I am currently trying to do some natural language processing for company names.
The regex I wrote is -\s+\w+('\w+|\s+\w)
this is to remove all the text after the hyphen if its whitespace.
Next, I then [.,/#!$%\^&*;:{}=-_`''"<>|~()]
remove all punctuation. Third, I (Reg|Ltd|PLC|NV|LTD|LLC|INC|LLP|US)
remove the company suffix. Lastly, there are some names with carriage returns in front and at the end of the string, I resolve this with "\r*\n*
.
I would like to put all of these regex pieces together as I am running this in Alteryx & Python.
Please note: there are company names with hyphen that do not have whitespace after, I need to keep this and make sure they are not removed with the punctuation removal.
How can I combine all of these pieces? And, am I going about this correctly? In the end, after the string clean-up I will be joining this data to another client list to pull back specific information.

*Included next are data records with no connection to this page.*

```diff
-                o.tr->dec_p[trace_ix(o.tr, (size_t)it * o.tr->ND + (rdc[4 * a + r] >> 1), unit)] = dp[a];
-        }
-        if (it < niter) reprecode(dp);
-        cntl[w][it] = wave_sum_dpp(rl < o.rvalid ? ncnt : 0);
-        ncnt = 0;
+            reprecode(dp);
+            cntl[w][cb] = wave_sum_dpp(rl < o.rvalid ? ncnt : 0);
+            ncnt = 0;
+        }
+        for (int it = 1; it <= niter; ++it) {
+            int oz = 0;
+            asm volatile("" : "+v"(oz));
+            double2 x[6];
+#pragma unroll
+            for (int a = 0; a < 6; ++a) x[a] = u[a];
+            dft6<1>(x);
+            double2 t[6];
+            const int ai = (l & 3) + 4 * (l >> 4) + oz;
+#pragma unroll
+            for (int m = 0; m < 6; ++m) {
+                const double2 am = amt[0][m][ai], b = x[p6(m)];
+                t[m] = mfma4_cmul(am, b);
+            }
+            const double2 tprev = bperm_c(((l + 48) & 63) * 4, t[5]);
+#pragma unroll
+            for (int m = 5; m >= 0; --m) {
+                const double2 tp = m ? t[m - 1] : tprev;
+                double2 acc = make_double2(0.0, 0.0);
+#pragma unroll
+                for (int q = 0; q < NT; ++q) c_fma(acc, taps[m][q], ((SH >> q) & 1) ? tp : t[m]);
+                t[m] = acc;
+            }
+#pragma unroll
+            for (int m = 0; m < 6; ++m) x[m] = mfma4_cmul(amt[1][m][ai], t[m]);
+            dft6<-1>(x);
+            if (it == 1 && !S0)
+#pragma unroll
+                for (int a = 0; a < 6; ++a) {
+                    const double2 hh = hc[a], yv = yh[a];
+                    const double id = recip_fast(hh.x * hh.x + hh.y * hh.y);
+                    hc[a] = make_double2(hh.x * id, -hh.y * id);
+                    const double2 ys = c_mulf(yv, hc[a]);
+                    yh[a] = make_double2(fma(ys.x, cs, o.ofI), ys.y * cs);
+                }
+            int dp[6];
+            double fI[6], fQ[6];
+#pragma unroll
+            for (int a = 0; a < 6; ++a) {
+                const double2 xa = x[p6(a)], hh = hc[a];
+                fI[a] = fma(-xa.x, hh.x, fma(xa.y, hh.y, yh[a].x));
+                fQ[a] = fma(fma(-xa.x, hh.y, fma(-xa.y, hh.x, yh[a].y)), rq, o.ofQ);
+                if (TRACE && ((dmask >> a) & 1) && o.tr->yperf && trace_hit(o.tr, unit)) {
+                    const int row = row0 + 4 * a + r;
+                    const double2 yv = o.y[(size_t)row * U + unit];
+                    o.tr->yperf[trace_ix(o.tr, (size_t)it * o.tr->LK + row, unit)] = c_sub(yv, make_double2(xa.x / cs, xa.y / cs));
+                }
+            }
+            slice6(dp, fI, fQ, o.topI, o.topQ, sgrid);
+#pragma unroll
+            for (int a = 0; a < 6; ++a) {
+                const bool data = (dmask >> a) & 1;
+                ncnt += __umul24(__popc((unsigned)(dp[a] ^ (int)((txp[a >> 2] >> (8 * (a & 3))) & 0xffu))), cweight(a));
+                if (TRACE && data && trace_hit(o.tr, unit))
+                    o.tr->dec_p[trace_ix(o.tr, (size_t)it * o.tr->ND + (rdc[4 * a + r] >> 1), unit)] = dp[a];
+            }
+            if (it < niter) reprecode(dp);
+            cntl[w][cb + it] = wave_sum_dpp(rl < o.rvalid ? ncnt : 0);
+            ncnt = 0;
+        }
+        if constexpr (LOOP && TRACE) next_y(k);
     }
     __syncthreads();
     constexpr int it0 = S0 ? 0 : 1;
-    if (tid < 2 * (niter + 1 - it0)) {
-        const int it = (tid >> 1) + it0, edge = tid & 1;
+    if (tid < 2 * (nk * (niter + 1) - it0)) {
+        const int ci = (tid >> 1) + it0, edge = tid & 1;
+        const int it = LOOP ? ci % (niter + 1) : ci;
         int v = 0;
 #pragma unroll
-        for (int k = 0; k < 4; ++k) v += (cntl[k][it] >> (16 * edge)) & 0xffff;
-        const int snr = o.snr0 + (ug * WAVE) / R;
+        for (int k = 0; k < 4; ++k) v += (cntl[k][ci] >> (16 * edge)) & 0xffff;
+        const int snr = o.snr0 + (LOOP ? ci / (niter + 1) : (ug * WAVE) / R);
         const size_t i0 = o.cidx0 + (size_t)it + (size_t)snr * o.cstride_snr + (edge ? (size_t)o.cstride_edge : 0);
         if (v) atomicAdd(&o.counters[i0], (unsigned long long)v);
     }
 }
 
-template <int NT, int SH, bool TRACE, bool S0 = false>
+template <int NT, int SH, bool TRACE, bool S0 = false, bool LOOP = false>
 __global__ void __launch_bounds__(256) __attribute__((amdgpu_waves_per_eu(2, 2)))
 k_pic_fft(SchemeK sk, BandOrder ord, const double2* __restrict__ ir, int N, StorePerfectDetect o, int niter) {
-    pic_fft_body<NT, SH, TRACE, S0>(sk, ord, ir, N, o, niter, blockIdx.x, gridDim.x);
+    pic_fft_body<NT, SH, TRACE, S0, LOOP>(sk, ord, ir, N, o, niter, blockIdx.x, gridDim.x);
 }
 
 
@@ -2563,26 +2603,37 @@
     return PATH_MIC_FFT | PATH_MIC_STAGES | (use_lr ? PATH_MIC_LR : 0u);
 }
 
+static constexpr int SNR_LOOP_MIN_ROUNDS = 3;
+static bool snr_loop_fills(const Opts& op, long long blocks) {
+    if (op.dev_cus <= 0) throw std::logic_error("snr_loop: the context's CU count is not set (dsce_create)");
+    return blocks >= (long long)SNR_LOOP_MIN_ROUNDS * 2 * op.dev_cus;
+}
+
 unsigned launch_perfect_chain(hipStream_t s, const Opts& op, const SchemeK& sk, const ChannelK& ch, McBuffers& b,
                               const PerfectDetectArgs* pd, int niter, bool stage0) {
     if (!pic_fft_ok(op, sk, ch, b, niter))
         throw std::logic_error("launch_perfect_chain: no chain kernel for this scheme (perfect_chain_ok is false)");
     StorePerfectDetect o = chain_detect(sk, b, pd, 1);
     const BandOrder om{b.U / WAVE, b.U / b.R, b.R / WAVE, op.xcd};
-    const dim3 grid((b.U / WAVE) * sk.QH.nblk), blk(256);
+    const int nk = b.U / b.R;
+    const bool loop_ok = stage0 && (long long)nk * (niter + 1) <= PF_LOOP_CNT;
+    const bool loop = loop_ok && (op.snr_loop == 1 || (op.snr_loop < 0 && nk > 1 &&
+                                                       snr_loop_fills(op, (long long)(b.R / WAVE) * sk.QH.nblk)));
+    const dim3 grid((loop ? b.R / WAVE : b.U / WAVE) * sk.QH.nblk), blk(256);
     if (!(o.scI != 0.0))
         throw std::logic_error("launch_perfect_chain: the chain's slicer scale is zero");
-#define LAUNCH_PF(NTV, SHV, S0V)                                                                               \
-    do {                                                                                                        \
-        if (b.tr)                                                                                               \
-            hipLaunchKernelGGL((k_pic_fft<NTV, SHV, true, S0V>), grid, blk, 0, s, sk, om, b.ir, ch.N, o, niter);  \
-        else                                                                                                    \
-            hipLaunchKernelGGL((k_pic_fft<NTV, SHV, false, S0V>), grid, blk, 0, s, sk, om, b.ir, ch.N, o, niter); \
+#define LAUNCH_PF(NTV, SHV, S0V, LPV)                                                                               \
+    do {                                                                                                             \
+        if (b.tr)                                                                                                    \
+            hipLaunchKernelGGL((k_pic_fft<NTV, SHV, true, S0V, LPV>), grid, blk, 0, s, sk, om, b.ir, ch.N, o, niter);  \
+        else                                                                                                         \
+            hipLaunchKernelGGL((k_pic_fft<NTV, SHV, false, S0V, LPV>), grid, blk, 0, s, sk, om, b.ir, ch.N, o, niter); \
     } while (0)
-#define LAUNCH_PF2(NTV, SHV)                        \
-    do {                                            \
-        if (stage0) LAUNCH_PF(NTV, SHV, true);      \
-        else LAUNCH_PF(NTV, SHV, false);            \
+#define LAUNCH_PF2(NTV, SHV)                               \
+    do {                                                   \
+        if (loop) LAUNCH_PF(NTV, SHV, true, true);         \
+        else if (stage0) LAUNCH_PF(NTV, SHV, true, false); \
+        else LAUNCH_PF(NTV, SHV, false, false);            \
     } while (0)
     const int sh = pic_fft_shift(ch);
     if (ch.ntap == 1) LAUNCH_PF2(1, 0);
@@ -2590,7 +2641,7 @@
     else LAUNCH_PF2(2, 2);
 #undef LAUNCH_PF2
 #undef LAUNCH_PF
-    return PATH_PIC_FFT;
+    return PATH_PIC_FFT | (loop ? PATH_SNR_LOOP : 0u);
 }
 
 struct PolyArgs {
diff --git a/channel-estimation_amd/dsce/engine.py b/channel-estimation_amd/dsce/engine.py
--- a/channel-estimation_amd/dsce/engine.py
+++ b/channel-estimation_amd/dsce/engine.py
@@ -35,7 +35,7 @@
     "wpair3_fused": 1 << 0, "wpair3": 1 << 1, "wpair4m": 1 << 2, "wcontract_valu": 1 << 3, "pic_mfma": 1 << 4,
     "pic_chain": 1 << 5, "pic_passes": 1 << 6, "stage_fused": 1 << 7, "stage_split": 1 << 8, "noise_fused": 1 << 9,
     "pic_fft": 1 << 10, "mic_fft": 1 << 11, "txrx_fft": 1 << 12, "pilot_fused": 1 << 13, "mic_stages": 1 << 14,
-    "mic_lr": 1 << 15, "pic_poly": 1 << 16, "wrow3": 1 << 17,
+    "mic_lr": 1 << 15, "pic_poly": 1 << 16, "wrow3": 1 << 17, "snr_loop": 1 << 18,
 }
 
 
diff --git a/include/dsce.h b/include/dsce.h
--- a/include/dsce.h
+++ b/include/dsce.h
@@ -113,6 +113,7 @@
 #define DSCE_PATH_MIC_LR          (1u << 15)
 #define DSCE_PATH_PIC_POLY        (1u << 16)
 #define DSCE_PATH_WROW3           (1u << 17)
+#define DSCE_PATH_SNR_LOOP        (1u << 18)
 
 #define DSCE_JAKES_NONE      0
 #define DSCE_JAKES_STATIC    1
```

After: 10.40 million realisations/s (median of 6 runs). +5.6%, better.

This is why all front-ends should NEVER contain a free text field especially for companies.
How do I go about combining these into one pattern, or is it better practice to separate each pattern?
Before
MY COMPANY X,Y,Z, TENNESSEE CORPORATION L.L.C.
MY COMPANY HOLDINGS, LP. (there is a carriage return after the LP.)
ABN FGDF - NEW YORK - UNITED STATES
COLLEGE-INRIA
ABCDE - UNITED STATES
MANAGEMENT MANAGERS - UNITED STATES
INVESTMENT MANAGEMENT CORPORATION - CANADA
AUTO-CHLOR
After
MY COMPANY XYZ TENNESSEE CORPORATION
MY COMPANY HOLDINGS
ABN FGDF
COLLEGE-INRIA
ABCDE
MANAGEMENT MANAGERS
INVESTMENT MANAGEMENT CORPORATION
AUTO-CHLOR
note that the COLLEGE-INRIA stayed as there was no whitespace between the hyphen and the next char.